# Action item:
Please copy the leading lines of the entries below exactly, concluding with the line in which "const int cut" occurs.
*** Opening of Input records ***
@@ -574,7 +577,9 @@
         m->reg_fac *= 16.0;
         set_split_scale(m);
     }
-    return nngp_model_factor_end(m, stream);
+    NNGP_TRY(nngp_model_factor_end(m, stream));
+    if (NNGP_KNOB(5) != 69) NNGP_TRY(tri_fork(m, s));
+    return 0;
 }
 
 double nngp_model_factor_shift(nngp_model* m) { return m != nullptr ? m->reg_fac : 0.0; }
diff --git a/nngp-src_amd/csrc/api_predict.hip b/nngp-src_amd/csrc/api_predict.hip
--- a/nngp-src_amd/csrc/api_predict.hip
+++ b/nngp-src_amd/csrc/api_predict.hip
@@ -207,7 +207,7 @@
 }
 
 int i8s_product_rows(nngp_model* m, I8Planes& pk, const double* kmat, int64_t kld, double* out, const double* cin, double beta,
-                     double alpha, double* z, double gamma, int64_t mp, hipStream_t s, int grade) {
+                     double alpha, double* z, double gamma, int64_t mp, hipStream_t s, int grade, const float* z32) {
     const int64_t np = m->np;
     I8Work& w = m->i8;
     const int fine_z = NNGP_KNOB(5) == 64 ? kI8FinePlanes : kI8FineZPlanes;
@@ -216,6 +216,16 @@
     const int ns_z = grade == I8_FINE ? fine_z : w.ns_z, ns_k = grade == I8_FINE ? kI8FinePlanes : w.ns_k;
     const int cut = grade == I8_FINE ? kI8FineCut : w.cut;
     NNGP_REQUIRE(pk.alloc_planes >= ns_k && w.z_planes >= ns_z, "i8s_product_rows: workspace for %d planes missing", ns_k);
+    NNGP_REQUIRE(z32 == nullptr || (grade == I8_COARSE && round_z), "i8s_product_rows: float32 rows only where z is rounded and written back");
+    auto cut_z = [&](int64_t r0, int64_t mb) -> int {
+        if (z32 != nullptr)
+            return launch_i8s_slice_rows_f32(z32 + r0 * np, np, mb, np, ns_z, w.zscale, w.zplanes, m->np_cap, (w.z_rows + 256) * m->np_cap, s,
+                                             z + r0 * np);
+        return launch_i8s_slice_rows(z + r0 * np, np, mb, np, ns_z, nullptr, w.zscale, w.zplanes, m->np_cap, (w.z_rows + 256) * m->np_cap, s,
+                                     round_z ? z + r0 * np : nullptr);
+    };
+    const bool z_first = NNGP_KNOB(5) != 67;
+    if (z_first) NNGP_TRY(cut_z(0, mp < kI8RowBlock ? mp : kI8RowBlock));
     if (!pk.ready || pk.ns_done < ns_k) {
         NNGP_TRY(i8s_cut_planes(m, pk, kmat, kld, s));
     } else if (&pk == &m->i8.k && m->i8_k_pending) {
@@ -228,8 +238,7 @@
     for (int64_t r0 = 0; r0 < mp; r0 += kI8RowBlock) {
         const int64_t mb = mp - r0 < kI8RowBlock ? mp - r0 : kI8RowBlock;
         const int64_t slab = mb * np;
-        NNGP_TRY(launch_i8s_slice_rows(z + r0 * np, np, mb, np, ns_z, nullptr, w.zscale, w.zplanes, m->np_cap, (w.z_rows + 256) * m->np_cap, s,
-                                       round_z ? z + r0 * np : nullptr));
+        if (r0 > 0 || !z_first) NNGP_TRY(cut_z(r0, mb));
         if (r0 == 0 && grade == I8_COARSE && !m->gate_recorded && NNGP_KNOB(2) != 8 && NNGP_KNOB(2) != 9 && !cg_from_the_start(m, mp)) {
             if (m->ev_gate == nullptr) NNGP_HIP_CHECK(hipEventCreateWithFlags(&m->ev_gate, hipEventDisableTiming));
             NNGP_HIP_CHECK(hipEventRecord(m->ev_gate, s));
@@ -266,7 +275,8 @@
     return 0;
 }
 
-int residual_rows(nngp_model* m, double* out, const double* rhs, double* z, int64_t mp, hipStream_t s, bool first_residual) {
+int residual_rows(nngp_model* m, double* out, const double* rhs, double* z, int64_t mp, hipStream_t s, bool first_residual,
+                  const float* z32) {
     const int64_t np = m->np;
     const bool coarse = first_residual;
     if (!coarse && use_i8s_fine(m, mp)) m->i8_want_fine = true;
@@ -274,10 +284,14 @@
         const int rc = ensure_i8s(m, mp, m->i8.k, coarse ? i8s_planes_policy(m) : kI8FinePlanes);
         if (rc == 0) {
             if (coarse) m->i8_used_now = true;
-            return i8s_product_rows(m, m->i8.k, m->k64, m->ld, out, rhs, 1.0, -1.0, z, -m->reg, mp, s, coarse ? I8_COARSE : I8_FINE);
+            const bool fused_z = z32 != nullptr && coarse && m->i8.ns_z < m->i8.ns_k;
+            if (z32 != nullptr && !fused_z) NNGP_TRY(launch_f32_to_f64_mat(z32, np, z, np, mp, np, false, s));
+            return i8s_product_rows(m, m->i8.k, m->k64, m->ld, out, rhs, 1.0, -1.0, z, -m->reg, mp, s, coarse ? I8_COARSE : I8_FINE,
+                                    fused_z ? z32 : nullptr);
         }
         if (rc != 1) return rc;
     }
+    if (z32 != nullptr) NNGP_TRY(launch_f32_to_f64_mat(z32, np, z, np, mp, np, false, s));
     NNGP_TRY(launch_gemm_nt_f64(out, np, rhs, np, z, np, m->k64, m->ld, mp, np, np, -1.0, 1.0, s));
     return launch_axpby_mat(out, 1.0, z, -m->reg, np, mp, np, s);
 }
*** Close of Input records ***
# Task response:
@@ -574,7 +577,9 @@
         m->reg_fac *= 16.0;
         set_split_scale(m);
     }
-    return nngp_model_factor_end(m, stream);
+    NNGP_TRY(nngp_model_factor_end(m, stream));
+    if (NNGP_KNOB(5) != 69) NNGP_TRY(tri_fork(m, s));
+    return 0;
 }
 
 double nngp_model_factor_shift(nngp_model* m) { return m != nullptr ? m->reg_fac : 0.0; }
diff --git a/nngp-src_amd/csrc/api_predict.hip b/nngp-src_amd/csrc/api_predict.hip
--- a/nngp-src_amd/csrc/api_predict.hip
+++ b/nngp-src_amd/csrc/api_predict.hip
@@ -207,7 +207,7 @@
 }
 
 int i8s_product_rows(nngp_model* m, I8Planes& pk, const double* kmat, int64_t kld, double* out, const double* cin, double beta,
-                     double alpha, double* z, double gamma, int64_t mp, hipStream_t s, int grade) {
+                     double alpha, double* z, double gamma, int64_t mp, hipStream_t s, int grade, const float* z32) {
     const int64_t np = m->np;
     I8Work& w = m->i8;
     const int fine_z = NNGP_KNOB(5) == 64 ? kI8FinePlanes : kI8FineZPlanes;
@@ -216,6 +216,16 @@
     const int ns_z = grade == I8_FINE ? fine_z : w.ns_z, ns_k = grade == I8_FINE ? kI8FinePlanes : w.ns_k;
     const int cut = grade == I8_FINE ? kI8FineCut : w.cut;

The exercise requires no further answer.